struct GorA {
  const uint64_t *p;
  uint64_t w0, w1, w2, w3;
  uint64_t M;
  uint32_t np;

  __device__ __forceinline__ void init(const uint64_t *arena, uint64_t base,
                                       uint32_t bp = 0) {
    p = arena + base;
    w0 = p[0 * 64];
    w1 = p[1 * 64];
    w2 = p[2 * 64];
    w3 = p[3 * 64];
    M = p[4 * 64];
    p += 4 * 64;
    np = bp;
  }
  __device__ __forceinline__ void advance(uint32_t nb) {
    np = nb;
    p += (uint64_t)(nb >> 6) << 6;
  }
  template <bool MASKED = true>
  __device__ __forceinline__ void settle() {
    const bool c = np >= 64;
    w0 = c ? w1 : w0;
    w1 = c ? w2 : w1;
    w2 = c ? w3 : w2;
    w3 = c ? M : w3;
    if (!MASKED || c) M = *p;
    if (__builtin_expect(__any(np >= 128), 0)) {
      const bool c2 = np >= 128;
      const uint64_t x = *(p - 64);
      asm volatile("" : "+v"(w1), "+v"(w2), "+v"(w3));
      w0 = c2 ? w1 : w0;
      w1 = c2 ? w2 : w1;
      w2 = c2 ? w3 : w2;
      w3 = c2 ? x : w3;
    }
    np &= 63;
  }
  __device__ __forceinline__ uint32_t word_idx(const uint64_t *base) const {
    return (uint32_t)((p - base) >> 6) - 4;
  }
  static __device__ __forceinline__ uint64_t fun(uint64_t a, uint64_t b,
                                                 uint32_t bp) {
    return (a << bp) | ((b >> (63 - bp)) >> 1);
  }
};

#define GEMX_ARENA_PAD_WORDS ((uint64_t)(2 * 4097 + 32) * 64)


struct FloatIter {
  int kind;
  const uint8_t *raw;
  int64_t raw_n, raw_i;
  double same_v;
  int64_t same_n, same_i;
  const uint8_t *rle_p;
  int64_t rle_len, rle_pos;
  int64_t run_left;
  double run_v;
  BitR br;
  GorA ga;
  int use_arena;
  uint64_t g_val;
  uint8_t g_trail, g_mean;
  int g_first, g_done;

  __device__ int init_gor_arena(const uint64_t *arena, const GorDesc *g) {
    kind = 3;
    use_arena = 1;
    g_val = g->first_val;
    g_done = (g_val == UVNAN);
    g_first = 1;
    g_trail = 0;
    g_mean = 64;
    ga.init(arena, g->arena_base);
    return 0;
  }

  __device__ int init(const uint8_t *enc, int64_t len) {
    if (len < 1) return -1;
    kind = enc[0] >> 4;
    const uint8_t *in = enc + 1;
    int64_t inlen = len - 1;
    switch (kind) {
    case 0:
      raw = in;
      raw_n = inlen / 8;
      raw_i = 0;
      return 0;
    case 4:
      if (inlen < 2) return -1;
      same_n = ((int64_t)in[0] << 8) | in[1];
      same_v = (inlen == 2) ? 0.0 : d_f64le(in + 2);
      same_i = 0;
      return 0;
    case 5:
      rle_p = in;
      rle_len = inlen;
      rle_pos = 0;
      run_left = 0;
      return 0;
    case 3:
      use_arena = 0;
      if (inlen < 9) { g_done = 1; g_first = 0; return 0; }
      g_val = d_u64be(in + 1);
      g_done = (g_val == UVNAN);
      g_first = 1;
      g_trail = 0;
      g_mean = 64;
      br.init(in + 9, inlen - 9);
      return 0;
    default:
      return -2;
    }
  }

  __device__ int next(double *out) {
    switch (kind) {
    case 0:
      if (raw_i >= raw_n) return -1;
      *out = d_f64le(raw + raw_i * 8);
      raw_i++;
      return 0;
    case 4:
      if (same_i >= same_n) return -1;
      *out = same_v;
      same_i++;
      return 0;
    case 5:
      while (run_left == 0) {
        if (rle_len - rle_pos < 2) return -1;
        uint16_t m = (uint16_t)(((uint16_t)rle_p[rle_pos] << 8) | rle_p[rle_pos + 1]);
        if (m >> 15) {
          run_left = m & 0x7FFF;
          run_v = 0.0;
          rle_pos += 2;
        } else {
          if (rle_len - rle_pos < 10) return -1;
          run_left = m;
          run_v = d_f64le(rle_p + rle_pos + 2);
          rle_pos += 10;
        }
      }
      *out = run_v;
      run_left--;
      return 0;
    case 3: {
      if (g_first) {
        if (g_done) return -1;
        g_first = 0;
        uint64_t u = g_val;
        memcpy(out, &u, 8);
        return 0;
      }
      if (g_done) return -1;
      if (use_arena) {
        uint64_t A = GorA::fun(ga.w0, ga.w1, ga.np);
        uint32_t p13 = (uint32_t)(A >> 51);
        uint32_t ctrl1 = p13 >> 12;
        uint32_t neww = ctrl1 & ((p13 >> 11) & 1);
        uint32_t mr = p13 & 0x3F;
        g_mean = neww ? (uint8_t)(mr ? mr : 64u) : g_mean;
        g_trail =
            neww ? (uint8_t)(mr ? (64u - ((p13 >> 6) & 0x1F) - mr) : 0u)
                 : g_trail;
        uint32_t hdr = 1 + ctrl1 + (neww ? 11u : 0u);
        uint64_t Cc = GorA::fun(ga.w1, ga.w2, ga.np);
        uint64_t B = (A << hdr) | (Cc >> (64 - hdr));
        uint64_t sbv = (g_mean == 64) ? B : (B >> (64 - g_mean));
        g_val ^= ctrl1 ? (sbv << (g_trail & 63)) : 0;
        if (g_val == UVNAN) {
          g_done = 1;
          return -1;
        }
        ga.advance(ga.np + hdr + (ctrl1 ? (uint32_t)g_mean : 0));
        ga.settle<false>();
        uint64_t u = g_val;
        memcpy(out, &u, 8);
        return 0;
// ... 1972 lines not shown
        at[op] = p.t[op];
        continue;
      }
      switch (op) {
      case 0: av[op].i += p.v[op].i; break;
      case 1:
        if (COLTYPE == GEMX_TYPE_FLOAT) av[op].f += p.v[op].f;
        else av[op].i += p.v[op].i;
        break;
      case 2: {
        int repl = (COLTYPE == GEMX_TYPE_FLOAT) ? (p.v[op].f < av[op].f)
                                                : (p.v[op].i < av[op].i);
        if (repl) { av[op] = p.v[op]; at[op] = p.t[op]; }
        break;
      }
      case 3: {
        int repl = (COLTYPE == GEMX_TYPE_FLOAT) ? (p.v[op].f > av[op].f)
                                                : (p.v[op].i > av[op].i);
        if (repl) { av[op] = p.v[op]; at[op] = p.t[op]; }
        break;
      }
      case 4: break;
      case 5: av[op] = p.v[op]; at[op] = p.t[op]; break;
      }
    }
  }
  if (!any) return 0;
  out->count = active[0] ? av[0].i : 0;
  out->count_time = active[0] ? at[0] : nt[0];
  out->sum = av[1];
  out->sum_time = active[1] ? at[1] : nt[1];
  out->sum_isnil = !active[1];
  out->minv = av[2];
  out->min_time = active[2] ? at[2] : nt[2];
  out->min_isnil = !active[2];
  out->maxv = av[3];
  out->max_time = active[3] ? at[3] : nt[3];
  out->max_isnil = !active[3];
  out->firstv = av[4];
  out->first_time = active[4] ? at[4] : nt[4];
  out->first_isnil = !active[4];
  out->lastv = av[5];
  out->last_time = active[5] ? at[5] : nt[5];
  out->last_isnil = !active[5];
  if (!active[1]) out->sum.i = 0;
  if (!active[2]) out->minv.i = 0;
  if (!active[3]) out->maxv.i = 0;
  if (!active[4]) out->firstv.i = 0;
  if (!active[5]) out->lastv.i = 0;
  return 1;
}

##############################

**EXERCISE:**
Search the listing for "kind" and copy each line holding it.

**FINISHED EXERCISE:**
  int kind;
    kind = 3;
    kind = enc[0] >> 4;
    switch (kind) {
    switch (kind) {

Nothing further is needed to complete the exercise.